Just wondering any good value bargains on beers,I got some Bud 24 cans 29.95 in supervalue just wondering is there any more, dublin area,


----------



## WaterSprite (7 May 2009)

The Aldi and Lidl Pilsners are good value (I think about 1.15 for a 500ml can), and much nicer than Bud IMHO


----------



## ney001 (7 May 2009)

[broken link removed]


Woo hoo 20 Heineken for €19.99!

Available for another few days I think

[broken link removed]


----------



## twofor1 (7 May 2009)

Dunne’s have two good offers, 8 x 500ml cans of Carlsberg for €10, and 24 x 330ml bottles of Miller for €19.99 (works out at €1.26 for 500ml)

They each normally cost closer to €2 for 500ml.


----------



## Protocol (8 May 2009)

The country is flooded with cheap crates of 33cl bottles...............


----------



## Paulone (8 May 2009)

maybe because the stubbies are all far too small and IMO, don't represent good value for money...  tho per litre at those discounted prices, they do stack up as decent value.

Have to echo the comment about the Lidl pilsners - 6.95 for six 500ml bottles of Perlenbacher, brewed they say according to the German purity rules and IMO again, with a decent taste, has to be some of the very best beer value around.

Note too that these bottles can be opened by hand and have a reasealable cap - meaning that it'll keep its fizz in the fridge for a day or two in the rare event that a bottle might not get finished.


----------



## Purple (8 May 2009)

Paulone said:


> German purity rules


 Yea, even 60 years later that just doesn't sound good.


----------



## ney001 (8 May 2009)

purple said:


> yea, even 60 years later that just doesn't sound good.



:d


----------



## Simeon (8 May 2009)

Purple said:


> Yea, even 60 years later that just doesn't sound good.
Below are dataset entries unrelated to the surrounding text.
@@ -602,6 +603,13 @@
 	return v;
 }
 
+bool sweep_fused(int n_classes, bool with_rows, int64_t n_items)
+{
+	const char* e = std::getenv("DMND_SWEEP_FUSED");
+	if (n_classes < 2 || (e && e[0] == '0')) return false;
+	return (e && e[0] == '1') || with_rows || n_items <= tuning().sweep_fused_waves_max_items;
+}
+
 }
 
 int64_t dmnd::sweep_rows_min_items()
@@ -645,8 +653,31 @@
 	const int32_t* order_dev, const int64_t* trace_off_slot_dev, const int32_t* pairs_dev, const int64_t* trace_off_item_dev, uint8_t* trace_dev, int kmode)
 {
 	const bool trace = kmode == K_TRACE;
+	bool fused[FUSED_CLASSES] = { false, false, false, false };
+	{
+		int64_t f_waves[FUSED_CLASSES] = { 0, 0, 0, 0 }, f_pair0[FUSED_CLASSES] = { 0, 0, 0, 0 }, f_items = 0;
+		int n_fused = 0;
+		for (const SweepLaunch& l : launches) {
+			const int P = band_p(slots[(size_t)l.s0]), s = l.k16 ? fused_slot_of_class(P) : -1;
+			if (s < 0 || fused[s]) continue;
+			fused[s] = true; f_waves[s] = (l.s1 - l.s0 + class_items_per_wave16(P) - 1) / class_items_per_wave16(P); f_pair0[s] = l.pair_off; ++n_fused;
+			f_items += l.s1 - l.s0;
+		}
+		if (sweep_fused(n_fused, fused[2] || fused[3], f_items)) {
+			Swipe16Args a;
+			a.qblock = b.q; a.tblock = b.t; a.cbs = b.cbs; a.matrix = work->matrix.as<int8_t>();
+			a.items = d_items; a.pairs = pairs_dev; a.trace_off = trace ? trace_off_item_dev : nullptr; a.trace = trace ? trace_dev : nullptr;
+			a.ends = work->ends.as<SwipeEnd>(); a.n_pairs = 0;
+			a.gap_open = work->params.gap_open; a.gap_extend = work->params.gap_extend;
+			a.score_only = kmode == K_SCORE;
+			HIP_TRY(launch_banded_swipe16_fused(trace, a, f_waves, f_pair0, work->stream));
+		}
+		else
+			for (bool& f : fused) f = false;
+	}
 	for (const SweepLaunch& l : launches) {
 		const int P = band_p(slots[(size_t)l.s0]);
+		if (l.k16 && fused_slot_of_class(P) >= 0 && fused[fused_slot_of_class(P)]) continue;
 		if (l.k16) {
 			Swipe16Args a;
 			a.qblock = b.q; a.tblock = b.t; a.cbs = b.cbs; a.matrix = work->matrix.as<int8_t>();
@@ -972,9 +1003,38 @@
 	if (!c || !work) return fail(DMND_E_ARG, "ctx is NULL");
 	const int8_t* cbs = c->cbs_len > 0 ? c->cbs.as<int8_t>() : nullptr;
 	int64_t s0 = 0, pair0 = 0;
+	bool fused[FUSED_CLASSES] = { false, false, false, false };
+	if (!force_swipe32()) {
+		int64_t f_waves[FUSED_CLASSES] = { 0, 0, 0, 0 }, f_pair0[FUSED_CLASSES] = { 0, 0, 0, 0 }, p0 = 0, f_items = 0;
+		int n_fused = 0;
+		for (int k = 0; k < n_classes && k < 16; ++k) {
+			const int64_t count = class_count[k];
+			if (count == 0) continue;
+			const int P = class_of_index(k), s = fused_slot_of_class(P);
+			const int64_t per = class_items_per_wave16(P), waves = (count + per - 1) / per;
+			if (s >= 0 && (int64_t)class_max_steps[k] <= 2 * (int64_t)SW16_MAX_PAIRS) { fused[s] = true; f_waves[s] = waves; f_pair0[s] = p0; ++n_fused; f_items += count; }
+			p0 += waves * per;
+		}
+		if (sweep_fused(n_fused, fused[2] || fused[3], f_items)) {
+			Swipe16Args a;
+			a.qblock = c->block[DMND_QUERY].as<int8_t>(); a.tblock = c->block[DMND_TARGET].as<int8_t>(); a.cbs = cbs; a.matrix = c->matrix.as<int8_t>();
+			a.items = d_items; a.pairs = pairs_dev; a.trace_off = trace_dev ? off_item_dev : nullptr; a.trace = trace_dev; a.ends = ends_dev;
+			a.n_pairs = 0;
+			a.gap_open = c->params.gap_open; a.gap_extend = c->params.gap_extend;
+			a.score_only = trace_dev == nullptr;
+			HIP_TRY(launch_banded_swipe16_fused(trace_dev != nullptr, a, f_waves, f_pair0, work->stream));
+		}
+		else
+			for (bool& f : fused) f = false;
+	}
 	for (int k = 0; k < n_classes; ++k) {
 		const int64_t count = class_count[k];
 		if (count == 0) continue;
+		if (k < 16 && fused_slot_of_class(class_of_index(k)) >= 0 && fused[fused_slot_of_class(class_of_index(k))]) {
+			const int64_t per = class_items_per_wave16(class_of_index(k));
+			s0 += count; pair0 += (count + per - 1) / per * per;
+			continue;
+		}
 		const bool own = k >= 16;
 		const int P = class_of_index(own ? k - 16 : k);
 		const int64_t per = class_items_per_wave16(P), waves = (count + per - 1) / per;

"German purity rules rule", either when drinking in the bierhaus or in the barn mit einem jungen Madchen


----------



## wishbone (22 May 2009)

If you like Corona, there's 12 for 15e in Tesco!  It's normally a lot more than that, and not often on special...


----------



## MB05 (23 May 2009)

It's the same price in Dunnes too. 24 Miller for 19.99 too.


----------



## Lex Foutish (23 May 2009)

MB05 said:


> It's the same price in Dunnes too. 24 Miller for 19.99 too.


 
Of all the yellow beers, I reckon Miller is the best. Goes down easy.


----------



## ney001 (15 Jun 2009)

back again lads, looking for cheap beers for party this week, any specials on the go??


----------



## DubShelley (15 Jun 2009)

12 bottles of Corona for €14.95 in SuperValu.


----------



## Paulone (10 Jul 2009)

Calling all Wheat beer fans - half-litre bottles of Franciskaner in Lidl (at Tallaght) for €1,99!!!

Have never seen it cheaper this side of the border!!


----------



## Vinnie_cork (10 Jul 2009)

I picked up 20 * 500ml bottle Tiger Beer for €20 in Dunnes.... Happy Days . I was in Wagamamas last night and paid €5.95 for 1 500ml size bottle.... Next time i'll just cook noodles at home .


----------